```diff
+struct SbLut { uint16_t v[1024]; };
+static constexpr SbLut make_sb_lut()
+{
+	SbLut t{};
+	for (int k = 0; k < 1024; k++) {
+		int q = 2 * k + 1;
+		if (q > 1024)
+			q -= 2048;
+		const int n = (q + 256 + 2048) / 512 - 4;
+		const int dlq = 512 * n - q;
+		const int adl = dlq < 0 ? -dlq : dlq;
+		const int dq = (adl + 2) / 4;
+		const unsigned sp = (unsigned)n & 3u;
+		const unsigned neg = dlq < 0 ? 1u : 0u;
+		const bool f0 = ((sp ^ neg ^ 1u) & 1u) != 0;
+		const int m_near = 127 - dq, m_far = 127 - (dq >> 1);
+		int v0 = f0 ? m_near : m_far;
+		int v1 = f0 ? m_far : m_near;
+		if (sp >> 1)
+			v0 = -v0;
+		if ((sp ^ (sp >> 1)) & 1u)
+			v1 = -v1;
+		t.v[k] = (uint16_t)(((unsigned)v0 & 0xffu) | (((unsigned)v1 & 0xffu) << 8));
+	}
+	return t;
+}
+constexpr int kSbLutBytes = 2048;
+
+struct Rx4Region { uint32_t off, bytes; };
+struct Rx4LdsCarve {
+	static constexpr uint32_t kEb = 0, kCost = 4 * 432, kBm = kCost + 1024, kSbLut = 4352, kBytes = kSbLut + kSbLutBytes;
+	bool fits;
+	uint32_t bytes;
+	Rx4Region pass1, sb_lut, eb, cost, bm, surv, ubits;
+};
+static_assert(Rx4LdsCarve::kBm + 4 * kSteps12 * 4 <= Rx4LdsCarve::kBytes && Rx4LdsCarve::kBm % 16 == 0 &&
+              Rx4LdsCarve::kCost % 16 == 0 && Rx4LdsCarve::kSbLut % 16 == 0 && Rx4LdsCarve::kBytes % 1280 == 0,
+              "the metrics end inside the wave's LDS; what a 16-byte access or an LDS-DMA lands on is 16-byte aligned");
+constexpr Rx4LdsCarve rx4_lds_carve(int stage_samples, int cw)
+{
+	typedef Rx4LdsCarve C;
+	const uint64_t p1 = stage_samples < 0 || cw < 0 ? ~(uint64_t)0
+	                    : (((uint64_t)stage_samples * 8 + 15) & ~(uint64_t)15) + (((uint64_t)cw * 16 + 15) & ~(uint64_t)15) + 18 * 8;
+	const bool fits = p1 <= C::kSbLut;
+	return {fits, C::kBytes, {0, fits ? (uint32_t)p1 : 0u}, {C::kSbLut, (uint32_t)kSbLutBytes}, {C::kEb, 4 * 432},
+	        {C::kCost, 1024}, {C::kBm, 4 * kSteps12 * 4}, {C::kEb, 13 * 64 * 2}, {C::kBm, 4 * 8 * 4}};
+}
+
+}
diff --git a/osmo-gmr_amd/csrc/rx_kernels.hip b/osmo-gmr_amd/csrc/rx_kernels.hip
--- a/osmo-gmr_amd/csrc/rx_kernels.hip
+++ b/osmo-gmr_amd/csrc/rx_kernels.hip
@@ -436,11 +436,12 @@
 	static constexpr bool LAT = false, GEN = false, FAC = false, ACC = false, EN = true, PL = false;
 	static constexpr int EBROW = 432, PART = 0;
 	static constexpr bool EARLY = false;
+	static constexpr bool LT = false;
 };
-template <int NPL_, int SPS_, bool ACC_, bool EN_, bool PL_ = false, bool EARLY_ = false>
+template <int NPL_, int SPS_, bool ACC_, bool EN_, bool PL_ = false, bool EARLY_ = false, bool LT_ = false>
 struct CfgBatch : Rx4Cfg {
 	static constexpr int NPL = NPL_, SPS = SPS_;
-	static constexpr bool ACC = ACC_, EN = EN_, PL = PL_, EARLY = EARLY_;
+	static constexpr bool ACC = ACC_, EN = EN_, PL = PL_, EARLY = EARLY_, LT = LT_;
 };
 template <int NPL_, int SPS_, bool FAC_>
 struct CfgDemod : Rx4Cfg {
@@ -459,6 +460,22 @@
 
 #ifndef GMR1_EXP_RX4_TOUCH
 #define GMR1_EXP_RX4_TOUCH 0
+#endif
+
+#ifndef GMR1_EXP_RX4_LDS_TABLES
+#define GMR1_EXP_RX4_LDS_TABLES 1
+#endif
+#ifndef GMR1_EXP_RX4_STEPS_FRONT
+#define GMR1_EXP_RX4_STEPS_FRONT 0
+#endif
+#ifndef GMR1_EXP_RX4_ORD_LDS
+#define GMR1_EXP_RX4_ORD_LDS 0
+#endif
+#ifndef GMR1_EXP_RX4_STEPS_AT
+#define GMR1_EXP_RX4_STEPS_AT 1
+#endif
+#ifndef GMR1_EXP_RX4_COST_AT
+#define GMR1_EXP_RX4_COST_AT 1
 #endif
 
 template <class P>
@@ -479,6 +496,10 @@
 	static constexpr int TOUCH = AHEAD ? GMR1_EXP_RX4_TOUCH : 0;
 	static constexpr bool H_ROW = AHEAD, ONE_LOAD = AHEAD;
 	static constexpr bool OPS_AHEAD = AHEAD;
+	static constexpr bool LDS_TABLES = P::LT && OPS_AHEAD && GMR1_EXP_RX4_LDS_TABLES != 0;
+	static constexpr bool LDS_COST = LDS_TABLES && GMR1_EXP_RX4_LDS_TABLES >= 2;
+	static constexpr bool STEPS_FRONT = LDS_TABLES && GMR1_EXP_RX4_STEPS_FRONT != 0;
+	static_assert(!P::LT || OPS_AHEAD, "the tables in LDS are the early batch kernel's");
 };
 
 constexpr int kRx4StepsAt = 1;
@@ -494,6 +515,7 @@
 	constexpr int NSYM = C::NSYM, NCHK = C::NCHK, NSH = C::NSH;
 	constexpr int TOUCH = C::TOUCH;
 	constexpr bool AHEAD = C::AHEAD, H_ROW = C::H_ROW, OPS_AHEAD = C::OPS_AHEAD;
+	constexpr bool LDS_TABLES = C::LDS_TABLES, LDS_COST = C::LDS_COST, STEPS_FRONT = C::STEPS_FRONT;
 	const int row = lane >> 4, col = lane & 15;
 	const int sps = SPS ? SPS : a.sps;
 	const int cwh = FAC ? cw / 2 : cw;
@@ -507,6 +529,12 @@
 	L.bm = reinterpret_cast<uint32_t *>(lds_raw + off[0]);
 	L.surv = reinterpret_cast<uint64_t *>(lds_raw + off[3]);
 	L.ubits = reinterpret_cast<uint32_t *>(lds_raw + off[0] + (UB_OVER ? 0 : 4 * kSteps12 * 4));
+	if constexpr (LDS_TABLES) {
+		L.eb = reinterpret_cast<int8_t *>(lds_raw + Rx4LdsCarve::kEb);
+		L.surv = reinterpret_cast<uint64_t *>(lds_raw + Rx4LdsCarve::kEb);
+		L.bm = reinterpret_cast<uint32_t *>(lds_raw + Rx4LdsCarve::kBm);
+		L.ubits = reinterpret_cast<uint32_t *>(lds_raw + Rx4LdsCarve::kBm);
+	}
 
 	const int g_row = g0 + row;
 	const bool row_live = g_row < n_end;
@@ -551,6 +579,14 @@
 			}
 		}
 	}
+#if defined(__HIP_DEVICE_COMPILE__)
+	if constexpr (LDS_TABLES) {
+		typedef __attribute__((address_space(3))) void lds_void;
+		const unsigned char *src = reinterpret_cast<const unsigned char *>(g_sb_lut.v) + 16 * lane;
+		__builtin_amdgcn_global_load_lds(src, (lds_void *)(lds_raw + Rx4LdsCarve::kSbLut), 16, 0, 0);
+		__builtin_amdgcn_global_load_lds(src + 1024, (lds_void *)(lds_raw + Rx4LdsCarve::kSbLut + 1024), 16, 0, 0);
+	}
+#endif
 	float2 wv_own[NPL];
 	bool co_on = false;
 	int co_p = 0;
@@ -1502,11 +1538,42 @@
 		return;
 	}
 
-	const unsigned char *lut = lds_raw + (GEN ? 4 * EBROW : 0);
+	const unsigned char *lut = lds_raw + (LDS_TABLES ? Rx4LdsCarve::kSbLut : (GEN ? 4 * EBROW : 0));
 	uint2 ord4_q[4] = {};
 	uint4 st4[2] = {};
+	auto cost_dma = [&]() {
+#if defined(__HIP_DEVICE_COMPILE__)
+		typedef __attribute__((address_space(3))) void lds_void;
+		const unsigned char *src = reinterpret_cast<const unsigned char *>(g_cost_fold.a[ACC ? 1 : 0]) + (uint32_t)(16 * lane);
+		__builtin_amdgcn_global_load_lds(src, (lds_void *)(lds_raw + Rx4LdsCarve::kCost), 16, 0, 0);
+#endif
+	};
 	if constexpr (LAT) {
 		lut = pre->lut;
+		WSYNC();
+	} else if constexpr (LDS_TABLES) {
+		WSYNC();
+		if constexpr (LDS_COST && GMR1_EXP_RX4_COST_AT < 0)
+			cost_dma();
+		if constexpr (GMR1_EXP_RX4_ORD_LDS) {
+#if defined(__HIP_DEVICE_COMPILE__)
+			typedef __attribute__((address_space(3))) void lds_void;
+			const unsigned char *src = reinterpret_cast<const unsigned char *>(g_ord4.v) + (uint32_t)(16 * lane);
+			__builtin_amdgcn_global_load_lds(src, (lds_void *)(lds_raw + Rx4LdsCarve::kBm), 16, 0, 0);
+#endif
+		} else {
+			const uint2 *__restrict__ ord_src = reinterpret_cast<const uint2 *>(g_ord4.v);
+#pragma unroll
+			for (int k = 0; k < 2; k++)
+				ord4_q[k] = ord_src[(uint32_t)(64 * k + lane)];
+		}
+		if constexpr (STEPS_FRONT) {
+			const uint4 *__restrict__ st_src = reinterpret_cast<const uint4 *>(g_steps4.w);
+#pragma unroll
+			for (int c = 0; c < 2; c++)
+				st4[c] = st_src[(uint32_t)(64 * c + lane)];
+		}
+		asm volatile("s_waitcnt vmcnt(0)" ::: "memory");
 		WSYNC();
 	} else {
 		unsigned char *const lutw = lds_raw + (GEN ? 4 * EBROW : 0);
@@ -1531,7 +1598,9 @@
 	for (int q = 3; q >= 0; q--) {
 		const int g = g0 + q;
 		if constexpr (OPS_AHEAD) {
-			if (q == kRx4StepsAt) {
+			if (LDS_COST && q == GMR1_EXP_RX4_COST_AT)
+				cost_dma();
+			if (!STEPS_FRONT && q == (LDS_TABLES ? GMR1_EXP_RX4_STEPS_AT : kRx4StepsAt)) {
 				const uint4 *__restrict__ st_src = reinterpret_cast<const uint4 *>(g_steps4.w);
 #pragma unroll
 				for (int c = 0; c < 2; c++)
@@ -1596,7 +1665,10 @@
 		for (int r = 0; r < NSYM; r++) {
 			const int i = lane + 64 * r;
 			if constexpr (OPS_AHEAD) {
-				const uint32_t pair = r < 2 ? ord4_q[q].x : ord4_q[q].y;
+				uint2 o4 = LDS_TABLES ? (kind_s[q] ? ord4_q[1] : ord4_q[0]) : ord4_q[q];
+				if constexpr (LDS_TABLES && GMR1_EXP_RX4_ORD_LDS)
+					o4 = *reinterpret_cast<const uint2 *>(lds_raw + Rx4LdsCarve::kBm + (kind_s[q] ? 512 : 0) + 8 * lane);
+				const uint32_t pair = r < 2 ? o4.x : o4.y;
 				ordv[r] = (r & 1) ? (int)pair >> 16 : (int)(pair << 16) >> 16;
 			} else {
 				ordv[r] = i < blen ? bt.ord_of_sym[i] : -1;
@@ -1666,6 +1738,8 @@
 		return;
 	GMR1_STAMP(5);
 
+	if constexpr (LDS_COST)
+		asm volatile("s_waitcnt vmcnt(0)" ::: "memory");
 	WSYNC();
 	DecPre dpre;
 	if constexpr (LAT) {
@@ -1689,7 +1763,11 @@
 		dpre.dc = c_dec.v[col];
 		dpre.sy0 = *reinterpret_cast<const uint4 *>(&c_syn_rows.w[col][0]);
 		dpre.sy1 = *reinterpret_cast<const uint4 *>(&c_syn_rows.w[col][4]);
-		branch_metrics4_k5_12<ACC>(L.eb, 432, row_ok, row_chain, L.bm, lane, st4[0], st4[1]);
+		if constexpr (LDS_COST)
+			branch_metrics4_k5_12_fold<ACC>(L.eb, 432, row_ok, row_chain, L.bm, lane, st4[0], st4[1],
+			                                reinterpret_cast<const uint32_t *>(lds_raw + Rx4LdsCarve::kCost));
+		else
+			branch_metrics4_k5_12<ACC>(L.eb, 432, row_ok, row_chain, L.bm, lane, st4[0], st4[1]);
 	} else {
 		branch_metrics4_k5_12<ACC>(L.eb, 432, row_ok, row_chain, L.bm, lane);
 	}
@@ -1727,7 +1805,7 @@
 template <int NPL, int SPS, bool EN = false>
 constexpr int kRx4Waves = NPL > 16 ? 3 : ((SPS == 4 && !EN) ? GMR1_EXP_RX4_WAVES : 5);
 
-template <int NPL, int SPS, bool ACC = false, bool EN = false, bool PL = false>
+template <int NPL, int SPS, bool ACC = false, bool EN = false, bool PL = false, bool LT = false>
 __global__ __launch_bounds__(64) __attribute__((amdgpu_waves_per_eu(kRx4Waves<NPL, SPS, EN>, kRx4Waves<NPL, SPS, EN>)))
 void k_rx4(RxArgs a, int stage_samples, int cw, int bpw)
 {
@@ -1757,7 +1835,7 @@
 #endif
 	                 a.offset, a.kind, a.freq_shift, a.l2, a.crc, a.conv, a.rv, a.sync_id, a.toa, a.freq_err, a.energy,
 	                 a.ebits, a.ssyms};
-	rx4_body<CfgBatch<NPL, SPS, ACC, EN, PL, true>>(a, io, stage_samples, cw, g0, n_end, lds_raw, (int)threadIdx.x);
+	rx4_body<CfgBatch<NPL, SPS, ACC, EN, PL, true, LT>>(a, io, stage_samples, cw, g0, n_end, lds_raw, (int)threadIdx.x);
 }
 
 template <int NPL, int SPS, bool FAC = false>
@@ -1848,6 +1926,14 @@
 						hipLaunchKernelGGL((k_rx4<16, 4, false, false, true>), dim3(grid4), dim3(64), lds4 + pad, stream, a, a.stage_samples, cw, bpw);
 				} else
 					return hipErrorInvalidValue;
+			} else if (NPL == 16 && SPS == 4 && !en && rx4_lds_carve(a.stage_samples, cw).fits) {
+				if constexpr (NPL == 16 && SPS == 4) {
+					const size_t ldst = rx4_lds_carve(a.stage_samples, cw).bytes;
+					if (a.conv_acc)
+						hipLaunchKernelGGL((k_rx4<16, 4, true, false, false, true>), dim3(grid4), dim3(64), ldst + pad, stream, a, a.stage_samples, cw, bpw);
+					else
+						hipLaunchKernelGGL((k_rx4<16, 4, false, false, false, true>), dim3(grid4), dim3(64), ldst + pad, stream, a, a.stage_samples, cw, bpw);
+				}
 			} else
 			if (a.conv_acc) {
 				if (en)
```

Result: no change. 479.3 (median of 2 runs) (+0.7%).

= Problem =
Using the data above, return each line that includes the word "EBROW".

= Response =
 	static constexpr int EBROW = 432, PART = 0;
-	const unsigned char *lut = lds_raw + (GEN ? 4 * EBROW : 0);
+	const unsigned char *lut = lds_raw + (LDS_TABLES ? Rx4LdsCarve::kSbLut : (GEN ? 4 * EBROW : 0));
 		unsigned char *const lutw = lds_raw + (GEN ? 4 * EBROW : 0);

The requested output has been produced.